At its core, Plague Inc: Evolved is a simple game of resource management, with DNA being collected by popping bubbles on screen and then spent on evolving the pathogen to allow it to thrive in different climates and types of population centres. DNA is not infinite, so it's a balance of building up resistances to spread the infection while keeping enough points back to spend on turning up the lethality of your disease in the later stages. Ramp it up too soon and the World Health Organisation will take notice and start work on a cure before you are in a position to shut them down. Leave it too late and you may not be generating enough DNA to crank up the deadliness to a level that will wipe out all of humanity. There's also the possibility that your disease will be too deadly – killing people faster than they can be infected and thus stopping the pandemic in its tracks. As you progress, new pathogens become available - as do tweaks to their genetic code - ensuring that your game is constantly changing and each plague is unique. If that doesn't keep you interested, there's a whole heap of scenarios to test your skills on, which range from recreating the Black Death to bringing back joy and Christmas cheer to a depressed Earth. There's a plethora of statistics and graphs for those who like to analyse their performance in detail and (if you're feeling particularly maniacal) you can watch a replay of your pandemic to witness its path from the first light of infection to the last red dot of humanity flickering and winking out.

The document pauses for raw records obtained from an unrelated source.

# abeauvisage/uasl_motion_estimation

Hardware: AMD Instinct MI355X
Metric: frames/sec + BA iter/sec, 2000 feats x 20-keyframe window, 1/2/4/8 MI355X (higher is better)
Workload: dtype u8+f32 (MI), f64 (BA); 1 GPU; config 3: 1280x720 stereo, 2000 feats, 20-keyframe window, 11x11 MI patches; frame=KLT + MI scale LM (LM, MAX_NB_ITER 10, tolerances off) + 10 BA LM iterations, parallelism=1 independent streams (one per GPU)

## Files before the change

### uasl_motion_estimation_amd/csrc/api.hip

```cpp
#include <vector>
#include "me_internal.hpp"
#include <algorithm>
#include <cstring>
#include <rocprofiler-sdk-roctx/roctx.h>

me_range::me_range(const char* name) { roctxRangePushA(name); }
me_range::~me_range() { roctxRangePop(); }

typedef float me_f4v __attribute__((ext_vector_type(4)));
__global__ __launch_bounds__(256) void copy_f4_kernel(const me_f4v* __restrict__ a, me_f4v* __restrict__ b, size_t n) {
  const size_t stride = (size_t)gridDim.x * 256;
  for (size_t i = (size_t)blockIdx.x * 256 + threadIdx.x; i < n; i += stride)
    __builtin_nontemporal_store(__builtin_nontemporal_load(&a[i]), &b[i]);
}

static int hbm_copy_gbs(me_ctx* c, size_t bytes, int reps, double* gbs) {
  void *a = nullptr, *b = nullptr;
  ME_HIP(c, hipMalloc(&a, bytes));
  hipError_t e = hipMalloc(&b, bytes);
  if (e != hipSuccess) {
    (void)hipFree(a);
    return me_set_error(c, ME_ERR_NOMEM, "me_hbm_copy_gbs: hipMalloc(%zu) failed", bytes);
  }
  const size_t n = bytes / 16;
// ... 16 lines not shown
  if (e0) (void)hipEventDestroy(e0);
  if (e1) (void)hipEventDestroy(e1);
  (void)hipFree(a);
  (void)hipFree(b);
  if (rc == ME_OK) *gbs = 2.0 * (double)(n * 16) * reps / (ms * 1e-3) / 1e9;
  return rc;
}

int me_set_error(me_ctx* ctx, int code, const char* fmt, ...) {
  if (ctx) {
    char buf[1024];
    va_list ap;
    va_start(ap, fmt);
    vsnprintf(buf, sizeof(buf), fmt, ap);
    va_end(ap);
    ctx->err = buf;
  }
  return code;
}

int me_scratch(me_ctx* ctx, int slot, size_t bytes, void** out) {
  if ((int)ctx->slot_ptr.size() <= slot) {
    ctx->slot_ptr.resize(slot + 1, nullptr);
    ctx->slot_size.resize(slot + 1, 0);
  }
  if (bytes == 0) bytes = 16;
  if (ctx->slot_size[slot] < bytes) {
    if (ctx->slot_ptr[slot]) {
      ME_HIP(ctx, hipStreamSynchronize(ctx->stream));
      ME_HIP(ctx, hipFree(ctx->slot_ptr[slot]));
      ctx->slot_ptr[slot] = nullptr;
      ctx->slot_size[slot] = 0;
    }
    size_t sz = bytes + bytes / 4;
    void* p = nullptr;
    hipError_t e = hipMalloc(&p, sz);
    if (e != hipSuccess) return me_set_error(ctx, ME_ERR_NOMEM, "hipMalloc(%zu) failed: %s", sz, hipGetErrorString(e));
    ctx->slot_ptr[slot] = p;
    ctx->slot_size[slot] = sz;
  }
  *out = ctx->slot_ptr[slot];
  return ME_OK;
}

int me_pinned(me_ctx* ctx, size_t bytes, void** out) {
  if (ctx->pinned_size < bytes) {
    if (ctx->pinned) {
      ME_HIP(ctx, hipStreamSynchronize(ctx->stream));
      ME_HIP(ctx, hipHostFree(ctx->pinned));
    }
    ctx->pinned = nullptr;
    ctx->pinned_size = 0;
    size_t sz = bytes < 4096 ? 4096 : bytes;
    ME_HIP(ctx, hipHostMalloc(&ctx->pinned, sz, hipHostMallocDefault));
    ctx->pinned_size = sz;
  }
  *out = ctx->pinned;
  return ME_OK;
}

int me_check_launch(me_ctx* ctx, const char* what) {
  hipError_t e = hipGetLastError();
  if (e != hipSuccess) return me_set_error(ctx, ME_ERR_HIP, "launch of %s failed: %s", what, hipGetErrorString(e));
  return ME_OK;
}

static hipEvent_t pool_get(me_ctx* c) {
  if (!c->event_pool.empty()) {
    hipEvent_t e = c->event_pool.back();
    c->event_pool.pop_back();
    return e;
  }
  hipEvent_t e = nullptr;
  if (hipEventCreate(&e) != hipSuccess) return nullptr;
  return e;
}

me_ktimer::me_ktimer(me_ctx* ctx, int kernel, bool ext_launch) : c(ctx), k(kernel), ext(ext_launch) {
  if (c && (c->timing >> kernel & 1) && c->kt_seen[kernel]++ % c->timing_every == 0) {
    a = pool_get(c);
    b = pool_get(c);
    if (!a || !b) a = b = nullptr;
    if (a && !ext) hipEventRecord(a, c->stream);
  }
}
me_ktimer::~me_ktimer() {
  if (c && a && b) {
    if (!ext) hipEventRecord(b, c->stream);
    c->pending.push_back({a, b, k});
  }
}

static void drain_timers(me_ctx* c) {
  for (auto& p : c->pending) {
    hipEventSynchronize(p.b);
    float ms = 0;
    if (hipEventElapsedTime(&ms, p.a, p.b) == hipSuccess) {
      c->launches[p.kernel] += 1;
      c->total_ms[p.kernel] += ms;
    }
    c->event_pool.push_back(p.a);
    c->event_pool.push_back(p.b);
  }
  c->pending.clear();
}

extern "C" {
// ... 184 lines not shown
```

### uasl_motion_estimation_amd/csrc/ba.hip

```cpp
#include <algorithm>
#include <cmath>
#include <cstdio>
#include <cstring>
#include <mutex>
#include <numeric>
#include <vector>
#include <hip/hip_ext.h>
#include "me_internal.hpp"
#include "ba_kernels.hpp"
#include "roster.hpp"
#include "solve_diag.hpp"
#include "me_device.hpp"

using me_dev::wave_sync;

using namespace ba;

namespace {

constexpr double kDblMin = 2.2250738585072014e-308;
constexpr double kDblEps = 2.220446049250313e-16;

template <int Ctrl>
__device__ __forceinline__ double dpp_f64(double x);
// ... 176 lines not shown
  }
  for (int k = 12; k < 24; ++k) Jc[k] = 0.0;
  for (int k = 6; k < 12; ++k) Jp[k] = 0.0;
}

template <int OD>
__device__ __forceinline__ void obs_residual(const Geo& g, const Bufs& b, long o, const double* cam, const double* X,
                                             double* r, double* Jc, double* Jp) {
  if (OD == 4)
    stereo_residual(g, cam, X, b.obs + 4 * o, r, Jc, Jp);
  else
    mono_residual(g, cam, X, b.obs + 2 * o, b.cam_id[o] != 0, r, Jc, Jp);
}

__device__ __forceinline__ void huber(double s, double* rho0, double* sqrt_rho1) {
  if (s > 1.0) {
    const double rr = sqrt(s);
    *rho0 = 2.0 * rr - 1.0;
    *sqrt_rho1 = sqrt(fmax(kDblMin, 1.0 / rr));
  } else {
    *rho0 = s;
    *sqrt_rho1 = 1.0;
  }
}

template <bool SC1>
__device__ __forceinline__ double a_ld(const double* p) {
  if (!SC1) return *p;
  return __builtin_bit_cast(double, __hip_atomic_load(reinterpret_cast<const unsigned long long*>(p), ME_HO_LD,
                                                      __HIP_MEMORY_SCOPE_AGENT));
}
template <bool SC1>
__device__ __forceinline__ void a_st(double* p, double v) {
  if (!SC1) {
    *p = v;
    return;
  }
  __hip_atomic_store(reinterpret_cast<unsigned long long*>(p), __builtin_bit_cast(unsigned long long, v),
                     ME_HO_ST, __HIP_MEMORY_SCOPE_AGENT);
}
__device__ __forceinline__ void drain_and_barrier() {
  asm volatile("s_waitcnt vmcnt(0)" ::: "memory");
  __syncthreads();
}


constexpr int kPtBlock = 64;

#ifndef ME_LIN_SMALL
#define ME_LIN_SMALL 64
#endif
constexpr int kLinSmall = ME_LIN_SMALL, kLinSmallMaxObs = 64 * 512;
__host__ __device__ inline int lin_block(int no) { return no <= kLinSmallMaxObs ? kLinSmall : kBlock; }
template <int OD, int BLK>
__global__ __launch_bounds__(BLK) void linearize_kernel(Geo g, Bufs b) {
  __shared__ double lds[BLK / 64];
  const State* st = b.st;
  if (st->done || !st->need_lin) return;
  const int o = blockIdx.x * BLK + threadIdx.x;
  double cost = 0;
  if (o < g.no) {
    const int cur = st->cur;
    const int ci = b.cam_idx[o], pi = b.pt_idx[o];
    double r[4], Jc[24], Jp[12];
    obs_residual<OD>(g, b, o, b.cams[cur] + 6 * ci, b.pts[cur] + 3 * pi, r, Jc, Jp);
    const double s = r[0] * r[0] + r[1] * r[1] + r[2] * r[2] + r[3] * r[3];
    double rho0, sc;
    huber(s, &rho0, &sc);
    cost = 0.5 * rho0;
    for (int k = 0; k < 4; ++k) r[k] *= sc;
    for (int k = 0; k < 24; ++k) Jc[k] *= sc;
    for (int k = 0; k < 12; ++k) Jp[k] *= sc;
    const long slot = b.pos[o];
    double* X = b.obsx + slot * kObsxStride;
    X[0] = Jp[0] * Jp[0] + Jp[3] * Jp[3] + Jp[6] * Jp[6] + Jp[9] * Jp[9];
    X[1] = Jp[0] * Jp[1] + Jp[3] * Jp[4] + Jp[6] * Jp[7] + Jp[9] * Jp[10];
    X[2] = Jp[0] * Jp[2] + Jp[3] * Jp[5] + Jp[6] * Jp[8] + Jp[9] * Jp[11];
    X[3] = Jp[1] * Jp[1] + Jp[4] * Jp[4] + Jp[7] * Jp[7] + Jp[10] * Jp[10];
    X[4] = Jp[1] * Jp[2] + Jp[4] * Jp[5] + Jp[7] * Jp[8] + Jp[10] * Jp[11];
    X[5] = Jp[2] * Jp[2] + Jp[5] * Jp[5] + Jp[8] * Jp[8] + Jp[11] * Jp[11];
    for (int a = 0; a < 3; ++a) X[6 + a] = Jp[a] * r[0] + Jp[3 + a] * r[1] + Jp[6 + a] * r[2] + Jp[9 + a] * r[3];
    if (ci - g.nf >= 0) {
      double* W = b.Wo + 18 * slot;
      for (int a = 0; a < 6; ++a)
        for (int c = 0; c < 3; ++c)
          W[a * 3 + c] = Jc[a] * Jp[c] + Jc[6 + a] * Jp[3 + c] + Jc[12 + a] * Jp[6 + c] + Jc[18 + a] * Jp[9 + c];
    }
  }
  double v[1] = {cost};
  double out[1];
  block_sum<1>(v, out, lds);
  if (threadIdx.x == 0) b.part[R_COST * g.pstride + blockIdx.x] = out[0];
}

__device__ __forceinline__ bool last_arrival_wt(unsigned* cnt, unsigned expected) {
  __shared__ int slast;
  __syncthreads();
  if (threadIdx.x == 0) {
    asm volatile("s_waitcnt vmcnt(0)" ::: "memory");
    const unsigned k = __hip_atomic_fetch_add(cnt, 1u, ME_HO_RMW, __HIP_MEMORY_SCOPE_AGENT);
    slast = k == expected - 1;
    if (slast) __hip_atomic_store(cnt, 0u, __ATOMIC_RELAXED, __HIP_MEMORY_SCOPE_AGENT);
  }
  __syncthreads();
  return slast != 0;
}

__device__ void cam_reduce_body(const Geo& g, const Bufs& b, int sharded, const double* cpart, double* colnorm,
                                double* gc_raw, double* Uraw, int ci, int first, int count) {
  __shared__ double tot[27];
  __shared__ double csl[6];
  const State* st = b.st;
  const int u = threadIdx.x;
  if (u < 27) {
    double sum = 0.0;
    for (int k = 0; k < count; ++k) sum += a_ld<true>(&cpart[27 * ((long)first + k) + u]);
    tot[u] = sum;
    if (u < 21) Uraw[21 * (long)ci + u] = sum;
    else gc_raw[6 * ci + u - 21] = sum;
  }
  __syncthreads();
  if (u < 6) {
    const int d = u * 6 - u * (u - 1) / 2;
    colnorm[6 * ci + u] = tot[d];
    if (!sharded) {
      double* cs = b.csc + 6 * ci;
      if (!st->scaled) cs[u] = g.jacobi ? 1.0 / (1.0 + sqrt(tot[d])) : 1.0;
      csl[u] = cs[u];
    }
  }
  if (sharded) return;
  __syncthreads();
  if (u < 21) {
    int a = 0, r = u;
    while (r >= 6 - a) {
      r -= 6 - a;
      ++a;
    }
    const int c = a + r;
    const double x = tot[u] * csl[a] * csl[c];
    double* U = b.U + 36 * (long)ci;
// ... 49 lines not shown
    huber(s2, &rho0, &sc);
    for (int kk = 0; kk < 4; ++kk) r[kk] *= sc;
    for (int kk = 0; kk < 24; ++kk) Jc[kk] *= sc;
    int u = 0;
    for (int a = 0; a < 6; ++a)
      for (int c = a; c < 6; ++c, ++u)
        v[u] += Jc[a] * Jc[c] + Jc[6 + a] * Jc[6 + c] + Jc[12 + a] * Jc[12 + c] + Jc[18 + a] * Jc[18 + c];
    for (int a = 0; a < 6; ++a) v[21 + a] += Jc[a] * r[0] + Jc[6 + a] * r[1] + Jc[12 + a] * r[2] + Jc[18 + a] * r[3];
  }
  CAM_T(1);
#pragma unroll
  for (int u = 0; u < 27; ++u) {
    double x = v[u];
    x += dpp_f64<kDppQuadSwap1>(x);
    x += dpp_f64<kDppQuadSwap2>(x);
    x += dpp_f64<kDppRowHalfMirror>(x);
    x += dpp_f64<kDppRowMirror>(x);
    v[u] = x;
  }
  if ((threadIdx.x & 15) == 0)
#pragma unroll
    for (int u = 0; u < 27; ++u) rows[(threadIdx.x >> 4) * 27 + u] = v[u];
  __syncthreads();
  CAM_T(2);
  if (threadIdx.x < 27) {
    double sum = 0.0;
#pragma unroll
    for (int r = 0; r < kBlock / 16; ++r) sum += rows[r * 27 + threadIdx.x];
    a_st<true>(&cpart[27 * (long)un + threadIdx.x], sum);
  }
  const bool last = last_arrival_wt(b.cnt + ci, (unsigned)ue.w);
  CAM_T(3);
  if (!last) return;
  cam_reduce_body(g, b, sharded, cpart, colnorm, gc_raw, Uraw, ci, ufirst, ue.w);
  CAM_T(4);
#ifdef ME_CAM_TS
  if (un == g_cam_ts_unit && threadIdx.x == 0) atomicAdd(&g_cam_ts[5], 1ull);
#endif
}

__global__ __launch_bounds__(kBlock) void cam_assemble_kernel(Geo g, Bufs b, double* cpart, int sharded,
                                                              double* colnorm, double* gc_raw, double* Uraw) {
  if (g.od == 4)
    cam_assemble_body<4>(g, b, cpart, sharded, colnorm, gc_raw, Uraw, blockIdx.x);
  else
    cam_assemble_body<2>(g, b, cpart, sharded, colnorm, gc_raw, Uraw, blockIdx.x);
}

struct CamArgs {
  double *cpart, *colnorm, *gc_raw, *Uraw;
  int on;
  int ncam;
};

__global__ void xch_flags_kernel(Geo g, Bufs b, double* colnorm) {
  colnorm[g.n6] = b.st->bad_input ? 1.0 : 0.0;
  colnorm[g.n6 + 1] = b.st->infeasible ? 1.0 : 0.0;
}

__global__ void cam_finish_kernel(Geo g, Bufs b, const double* colnorm, const double* gc_raw, const double* Uraw,
                                  int first) {
  State* st = b.st;
  if (first) {
    const bool bad = colnorm[g.n6] != 0.0, infeasible = colnorm[g.n6 + 1] != 0.0;
    __syncthreads();
    if (bad || infeasible) {
      if (blockIdx.x == 0 && threadIdx.x == 0) {
        st->bad_input = bad;
        st->infeasible = infeasible;
        st->done = 1;
        st->termination = 2;
      }
      return;
    }
  }
  if (st->done || !st->need_lin) return;
  const int ci = blockIdx.x * blockDim.x + threadIdx.x;
  if (ci >= g.m) return;
  double* cs = b.csc + 6 * ci;
  if (!st->scaled)
    for (int a = 0; a < 6; ++a) cs[a] = g.jacobi ? 1.0 / (1.0 + sqrt(colnorm[6 * ci + a])) : 1.0;
  const double* Ur = Uraw + 21 * (long)ci;
  double* U = b.U + 36 * (long)ci;
  int u = 0;
  for (int a = 0; a < 6; ++a)
    for (int c = a; c < 6; ++c, ++u) {
      const double x = Ur[u] * cs[a] * cs[c];
      U[a * 6 + c] = x;
      U[c * 6 + a] = x;
    }
  for (int a = 0; a < 6; ++a) b.gcs[6 * ci + a] = gc_raw[6 * ci + a] * cs[a];
}

__device__ __forceinline__ bool chol3(const double* A, double* L) {
  double d0 = A[0];
  if (!(d0 > 0)) return false;
  d0 = sqrt(d0);
  const double l10 = A[3] / d0, l20 = A[6] / d0;
  double d1 = A[4] - l10 * l10;
  if (!(d1 > 0)) return false;
  d1 = sqrt(d1);
  const double l21 = (A[7] - l20 * l10) / d1;
  double d2 = A[8] - l20 * l20 - l21 * l21;
  if (!(d2 > 0)) return false;
  d2 = sqrt(d2);
  L[0] = d0; L[1] = 0; L[2] = 0;
// ... 2171 lines not shown
  int run = wsum[wv] + x - s;
  for (long i = beg; i < end; ++i) {
    const int v = b.phist[i];
    b.phist[i] = run;
    run += v;
  }
  __syncthreads();
  for (int j = t; j < g.np; j += kScanBlock) {
    const int key = b.pkey[j];
    const int pos = b.phist[(long)key * g.nblkp + j / kBlock] + b.prank[j];
    b.order[pos] = j;
    const int r = pos / g.rlen;
    if (pos == r * g.rlen) rA[r] = key / g.T;
    atomicMax(&rB[r], key % g.T);
  }
  __syncthreads();
  for (int r = t; r < g.nruns; r += kScanBlock) {
    const int B = max(rA[r], rB[r]);
    rB[r] = B;
    b.rband[2 * r] = rA[r];
    b.rband[2 * r + 1] = B;
  }
  __syncthreads();
  for (int p = t; p < g.npairs; p += kScanBlock) {
    int I = 0, rem = p;
    while (rem >= g.T - I) {
      rem -= g.T - I;
      ++I;
    }
    const int J = I + rem;
    int cnt = 0;
    for (int r = 0; r < g.nruns; ++r) {
      const int A = rA[r], B = rB[r];
      const int nb = B - A + 1, ns = nb + (B < g.T - 1 ? 1 : 0);
      const int ka = (I >= A && I <= B) ? I - A : (I == g.T - 1 ? nb : -1);
      const int kb = (J >= A && J <= B) ? J - A : (J == g.T - 1 ? nb : -1);
      if (ka < 0 || kb < 0) continue;
      b.tl[(long)p * g.nruns + cnt++] = r * g.npairs + ka * ns - ka * (ka - 1) / 2 + (kb - ka);
    }
    b.tcnt[p] = cnt;
    for (int q = cnt; q < g.nruns; ++q) b.tl[(long)p * g.nruns + q] = -1;
  }
}
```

It's a real testament to the excellent game design in play that during our time with Plague Inc, we frequently caught ourselves cackling wickedly and saying things like "Haha Russia, you're mine now!" in a deep, serious tone. Certain countries became our nemesis and we would vow to destroy them at all costs, vendettas were forged and countries became our patient zero starting areas as an act of vengeance for the loss of an earlier round - all this from a top down view of a world map and regular text pop ups.


Plague Inc: Evolved walks a perfect line between being a dark, thought provoking journey through the extinction of mankind and a light-hearted pick up title to pass half an hour of your evening. The gameplay is complex and interesting, with a range of difficulties which range from easily accessible to completely unreasonable and it's startling how effectively the simple presentation can evoke a whole range of emotions. Great fun.

User Comments (14)



A_BabyRed_Yoshi said:

I really liked this on my phone a few years ago, and the upgrades look really cool, but is the steep price worth it with all these upcoming releases?



MegaKillScreen said:

@A_BabyRed_Yoshi I struggled with this question myself whilst writing the review. I decided that if I wasn't aware of the price difference I would give it an 8, so that's what I gave it as I truly believe it's a great game.
I actually paid for the copy I reviewed (occasionally I just want to thrust my opinions on people) and I do not regret the money I spent, but it's really a matter you'll have to decide yourself.
There's a lot of extra content and I saw rumblings of multiplayer on Twitter so I guess it comes down to how much you loved it on mobile?



A_BabyRed_Yoshi said:

That's really nice of you to buy your own copy to review, I really appreciate it!

I liked it on mobile a lot, so much so that it's the only mobile game I bought an add on for (the neurax worm thing). Might tide me over for strategy until Halo Wars 2 rolls around



flameboy84 said:

I think this makes good use of the extra screen. @MegaKillScreen would it make for a good game for Extra Life? I'm gonna have that point where I hit a wall and my thumbs won't work properly this would be perfect!



MegaKillScreen said:

@flameboy84 Yeah it's not very movement intensive - it's quite gentle in that way, so you'll be able to use it to give your hands a rest and your brain a work out. Be sure to let us know when and where we can watch you for Extra Life Adam!



Knuckles said:

@MegaKillScreen I am a little confused. I am not calling you a liar, but you said you bought your own copy, and at the bottom of your review, it says review copy from Xbox. Is Xbox referring to pureXBOX?